◆ Work request ◆
Copy out each line below that has the word "kvbase" in it.

:: Given information

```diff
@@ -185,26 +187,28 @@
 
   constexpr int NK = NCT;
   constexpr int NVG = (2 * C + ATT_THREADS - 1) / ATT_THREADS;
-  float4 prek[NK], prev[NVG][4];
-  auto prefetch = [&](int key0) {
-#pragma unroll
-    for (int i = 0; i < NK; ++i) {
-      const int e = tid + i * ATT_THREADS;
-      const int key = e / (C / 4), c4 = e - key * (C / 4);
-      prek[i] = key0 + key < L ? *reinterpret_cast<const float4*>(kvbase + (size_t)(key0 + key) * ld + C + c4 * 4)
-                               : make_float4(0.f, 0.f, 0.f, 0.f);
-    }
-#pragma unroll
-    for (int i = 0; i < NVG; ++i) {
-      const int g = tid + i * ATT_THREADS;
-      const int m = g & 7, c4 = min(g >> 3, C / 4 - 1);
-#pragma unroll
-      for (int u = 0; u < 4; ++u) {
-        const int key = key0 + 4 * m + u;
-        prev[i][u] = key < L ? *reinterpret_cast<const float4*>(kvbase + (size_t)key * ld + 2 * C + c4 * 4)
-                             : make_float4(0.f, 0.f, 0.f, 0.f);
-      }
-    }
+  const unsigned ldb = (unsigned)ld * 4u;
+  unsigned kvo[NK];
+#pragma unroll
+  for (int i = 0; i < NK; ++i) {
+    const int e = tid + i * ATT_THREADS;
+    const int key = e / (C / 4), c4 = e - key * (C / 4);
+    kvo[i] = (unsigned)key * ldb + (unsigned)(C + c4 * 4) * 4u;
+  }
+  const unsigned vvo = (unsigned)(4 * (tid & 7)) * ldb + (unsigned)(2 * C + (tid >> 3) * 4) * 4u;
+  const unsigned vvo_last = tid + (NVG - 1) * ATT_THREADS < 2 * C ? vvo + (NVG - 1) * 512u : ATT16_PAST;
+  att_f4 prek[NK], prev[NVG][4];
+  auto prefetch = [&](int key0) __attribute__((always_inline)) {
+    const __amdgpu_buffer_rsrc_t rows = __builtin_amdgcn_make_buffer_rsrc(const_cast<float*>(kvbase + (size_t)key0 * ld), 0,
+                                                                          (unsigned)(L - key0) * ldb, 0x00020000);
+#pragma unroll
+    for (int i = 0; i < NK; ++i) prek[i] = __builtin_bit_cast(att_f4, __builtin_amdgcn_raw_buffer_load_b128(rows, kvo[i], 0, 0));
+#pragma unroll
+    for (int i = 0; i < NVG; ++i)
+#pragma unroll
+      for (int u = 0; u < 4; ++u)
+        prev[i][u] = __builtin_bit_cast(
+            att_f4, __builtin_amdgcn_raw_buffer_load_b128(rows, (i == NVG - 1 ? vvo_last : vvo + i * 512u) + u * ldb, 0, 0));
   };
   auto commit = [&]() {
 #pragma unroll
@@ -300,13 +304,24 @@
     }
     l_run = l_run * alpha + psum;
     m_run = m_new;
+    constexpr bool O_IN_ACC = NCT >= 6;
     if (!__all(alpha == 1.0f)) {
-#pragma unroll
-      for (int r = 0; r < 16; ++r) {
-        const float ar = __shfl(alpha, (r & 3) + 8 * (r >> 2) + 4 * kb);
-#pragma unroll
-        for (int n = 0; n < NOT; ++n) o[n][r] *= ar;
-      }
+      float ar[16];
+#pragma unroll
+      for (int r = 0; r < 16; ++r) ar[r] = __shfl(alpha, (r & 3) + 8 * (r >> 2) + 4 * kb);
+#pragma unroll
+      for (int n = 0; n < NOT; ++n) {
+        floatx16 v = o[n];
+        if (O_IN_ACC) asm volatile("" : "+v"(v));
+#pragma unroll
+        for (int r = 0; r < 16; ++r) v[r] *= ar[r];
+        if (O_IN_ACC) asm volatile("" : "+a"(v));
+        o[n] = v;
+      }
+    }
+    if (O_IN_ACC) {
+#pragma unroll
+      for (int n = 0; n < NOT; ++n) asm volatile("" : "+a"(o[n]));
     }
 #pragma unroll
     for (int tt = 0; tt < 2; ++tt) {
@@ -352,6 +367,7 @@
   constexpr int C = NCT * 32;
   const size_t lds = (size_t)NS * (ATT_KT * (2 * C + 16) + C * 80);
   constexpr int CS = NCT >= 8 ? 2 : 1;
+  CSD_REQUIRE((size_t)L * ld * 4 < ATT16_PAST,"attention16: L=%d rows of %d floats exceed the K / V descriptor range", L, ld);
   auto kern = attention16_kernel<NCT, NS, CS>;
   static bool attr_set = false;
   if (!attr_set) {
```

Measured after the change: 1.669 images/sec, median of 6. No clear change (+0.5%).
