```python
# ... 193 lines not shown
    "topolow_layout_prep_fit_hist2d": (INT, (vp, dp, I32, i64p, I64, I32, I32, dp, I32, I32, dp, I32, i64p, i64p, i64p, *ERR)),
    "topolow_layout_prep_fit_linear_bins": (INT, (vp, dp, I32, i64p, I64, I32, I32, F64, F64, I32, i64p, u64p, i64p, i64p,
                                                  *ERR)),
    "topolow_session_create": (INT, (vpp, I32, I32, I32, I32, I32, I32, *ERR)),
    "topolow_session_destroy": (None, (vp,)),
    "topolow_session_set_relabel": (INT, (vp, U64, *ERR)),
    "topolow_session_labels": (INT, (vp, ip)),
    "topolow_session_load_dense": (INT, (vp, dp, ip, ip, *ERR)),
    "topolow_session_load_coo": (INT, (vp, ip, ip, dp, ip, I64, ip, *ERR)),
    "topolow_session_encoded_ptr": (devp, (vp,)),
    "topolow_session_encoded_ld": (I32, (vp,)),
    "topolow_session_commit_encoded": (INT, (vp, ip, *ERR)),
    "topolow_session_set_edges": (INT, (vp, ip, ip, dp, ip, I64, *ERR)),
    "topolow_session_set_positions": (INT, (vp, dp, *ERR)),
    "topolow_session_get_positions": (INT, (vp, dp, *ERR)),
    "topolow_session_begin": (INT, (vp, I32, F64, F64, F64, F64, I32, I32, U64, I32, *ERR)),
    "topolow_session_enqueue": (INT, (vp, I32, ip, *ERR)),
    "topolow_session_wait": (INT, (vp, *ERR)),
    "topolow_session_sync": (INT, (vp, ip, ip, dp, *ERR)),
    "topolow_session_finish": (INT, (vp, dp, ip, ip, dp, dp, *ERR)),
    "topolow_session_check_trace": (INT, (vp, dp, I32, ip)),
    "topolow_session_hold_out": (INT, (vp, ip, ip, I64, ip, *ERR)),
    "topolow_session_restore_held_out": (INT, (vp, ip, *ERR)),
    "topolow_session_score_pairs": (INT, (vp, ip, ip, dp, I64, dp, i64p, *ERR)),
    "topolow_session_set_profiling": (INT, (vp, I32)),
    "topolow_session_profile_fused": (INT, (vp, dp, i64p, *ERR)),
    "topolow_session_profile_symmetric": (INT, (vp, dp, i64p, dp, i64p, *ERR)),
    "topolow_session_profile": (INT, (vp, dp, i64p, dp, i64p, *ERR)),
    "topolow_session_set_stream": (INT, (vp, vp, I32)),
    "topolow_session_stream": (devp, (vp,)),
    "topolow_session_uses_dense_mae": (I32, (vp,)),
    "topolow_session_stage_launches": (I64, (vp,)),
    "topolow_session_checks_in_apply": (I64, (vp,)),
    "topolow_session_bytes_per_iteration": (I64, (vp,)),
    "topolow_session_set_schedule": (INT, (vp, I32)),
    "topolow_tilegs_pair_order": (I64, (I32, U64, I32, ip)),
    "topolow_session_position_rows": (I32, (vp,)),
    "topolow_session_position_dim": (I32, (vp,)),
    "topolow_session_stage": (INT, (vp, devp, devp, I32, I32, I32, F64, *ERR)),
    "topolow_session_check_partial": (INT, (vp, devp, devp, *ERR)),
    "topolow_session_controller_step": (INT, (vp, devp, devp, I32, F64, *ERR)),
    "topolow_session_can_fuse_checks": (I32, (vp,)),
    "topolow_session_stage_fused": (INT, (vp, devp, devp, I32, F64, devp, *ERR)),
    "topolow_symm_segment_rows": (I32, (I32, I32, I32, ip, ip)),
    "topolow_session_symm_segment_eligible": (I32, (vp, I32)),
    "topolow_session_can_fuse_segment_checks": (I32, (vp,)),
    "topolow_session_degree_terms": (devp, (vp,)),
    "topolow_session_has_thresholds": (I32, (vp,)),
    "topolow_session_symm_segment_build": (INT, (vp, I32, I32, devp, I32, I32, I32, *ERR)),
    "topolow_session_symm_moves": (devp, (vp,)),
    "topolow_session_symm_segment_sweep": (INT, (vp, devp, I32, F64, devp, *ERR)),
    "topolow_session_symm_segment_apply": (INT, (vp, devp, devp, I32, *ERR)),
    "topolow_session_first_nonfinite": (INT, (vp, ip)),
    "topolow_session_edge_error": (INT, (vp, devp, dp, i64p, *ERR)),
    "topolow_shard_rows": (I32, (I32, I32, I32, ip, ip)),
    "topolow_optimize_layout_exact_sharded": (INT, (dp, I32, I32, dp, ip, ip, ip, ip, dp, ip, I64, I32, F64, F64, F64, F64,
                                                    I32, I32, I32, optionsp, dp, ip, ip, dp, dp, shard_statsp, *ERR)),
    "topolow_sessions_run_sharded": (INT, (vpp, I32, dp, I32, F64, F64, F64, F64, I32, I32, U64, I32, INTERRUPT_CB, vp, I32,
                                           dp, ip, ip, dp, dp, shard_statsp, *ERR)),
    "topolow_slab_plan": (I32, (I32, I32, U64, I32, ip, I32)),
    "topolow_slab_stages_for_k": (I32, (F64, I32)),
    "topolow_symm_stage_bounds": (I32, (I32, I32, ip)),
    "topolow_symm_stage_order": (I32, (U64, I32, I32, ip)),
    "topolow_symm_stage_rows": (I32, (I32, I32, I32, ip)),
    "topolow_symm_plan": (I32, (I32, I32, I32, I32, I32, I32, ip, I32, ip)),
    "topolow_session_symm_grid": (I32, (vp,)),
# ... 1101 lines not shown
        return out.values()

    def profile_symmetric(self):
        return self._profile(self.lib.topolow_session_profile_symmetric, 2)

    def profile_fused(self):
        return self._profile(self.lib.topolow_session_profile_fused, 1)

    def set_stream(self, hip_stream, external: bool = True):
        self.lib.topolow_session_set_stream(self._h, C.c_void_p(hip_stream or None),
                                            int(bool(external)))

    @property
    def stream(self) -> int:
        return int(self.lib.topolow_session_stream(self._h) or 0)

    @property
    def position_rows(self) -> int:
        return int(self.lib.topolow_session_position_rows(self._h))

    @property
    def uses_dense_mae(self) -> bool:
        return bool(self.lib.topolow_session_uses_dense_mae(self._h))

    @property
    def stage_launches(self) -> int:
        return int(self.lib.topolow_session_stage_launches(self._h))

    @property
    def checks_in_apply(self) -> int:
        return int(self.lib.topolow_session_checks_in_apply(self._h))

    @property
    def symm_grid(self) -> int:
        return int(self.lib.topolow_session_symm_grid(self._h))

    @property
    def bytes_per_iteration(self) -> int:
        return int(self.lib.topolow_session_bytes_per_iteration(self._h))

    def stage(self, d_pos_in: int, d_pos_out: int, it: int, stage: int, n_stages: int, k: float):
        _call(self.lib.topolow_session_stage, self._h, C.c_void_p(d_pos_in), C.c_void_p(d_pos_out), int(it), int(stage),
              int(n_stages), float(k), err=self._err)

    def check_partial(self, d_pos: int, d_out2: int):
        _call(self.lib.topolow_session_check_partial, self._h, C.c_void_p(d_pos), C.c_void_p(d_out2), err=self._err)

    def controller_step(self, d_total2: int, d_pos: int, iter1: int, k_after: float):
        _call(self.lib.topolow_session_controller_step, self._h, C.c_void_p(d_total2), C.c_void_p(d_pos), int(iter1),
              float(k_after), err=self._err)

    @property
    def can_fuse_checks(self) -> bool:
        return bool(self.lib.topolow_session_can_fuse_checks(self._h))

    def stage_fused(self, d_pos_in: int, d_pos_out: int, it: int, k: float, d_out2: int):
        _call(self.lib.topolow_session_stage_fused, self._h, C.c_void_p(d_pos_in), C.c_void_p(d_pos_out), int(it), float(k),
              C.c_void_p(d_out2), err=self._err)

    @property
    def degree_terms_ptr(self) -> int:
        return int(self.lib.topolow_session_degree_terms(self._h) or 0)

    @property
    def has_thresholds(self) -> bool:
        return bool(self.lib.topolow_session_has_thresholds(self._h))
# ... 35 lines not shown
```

::::

◆ Your solution ◆
-      prek[i] = key0 + key < L ? *reinterpret_cast<const float4*>(kvbase + (size_t)(key0 + key) * ld + C + c4 * 4)
-        prev[i][u] = key < L ? *reinterpret_cast<const float4*>(kvbase + (size_t)key * ld + 2 * C + c4 * 4)
+    const __amdgpu_buffer_rsrc_t rows = __builtin_amdgcn_make_buffer_rsrc(const_cast<float*>(kvbase + (size_t)key0 * ld), 0,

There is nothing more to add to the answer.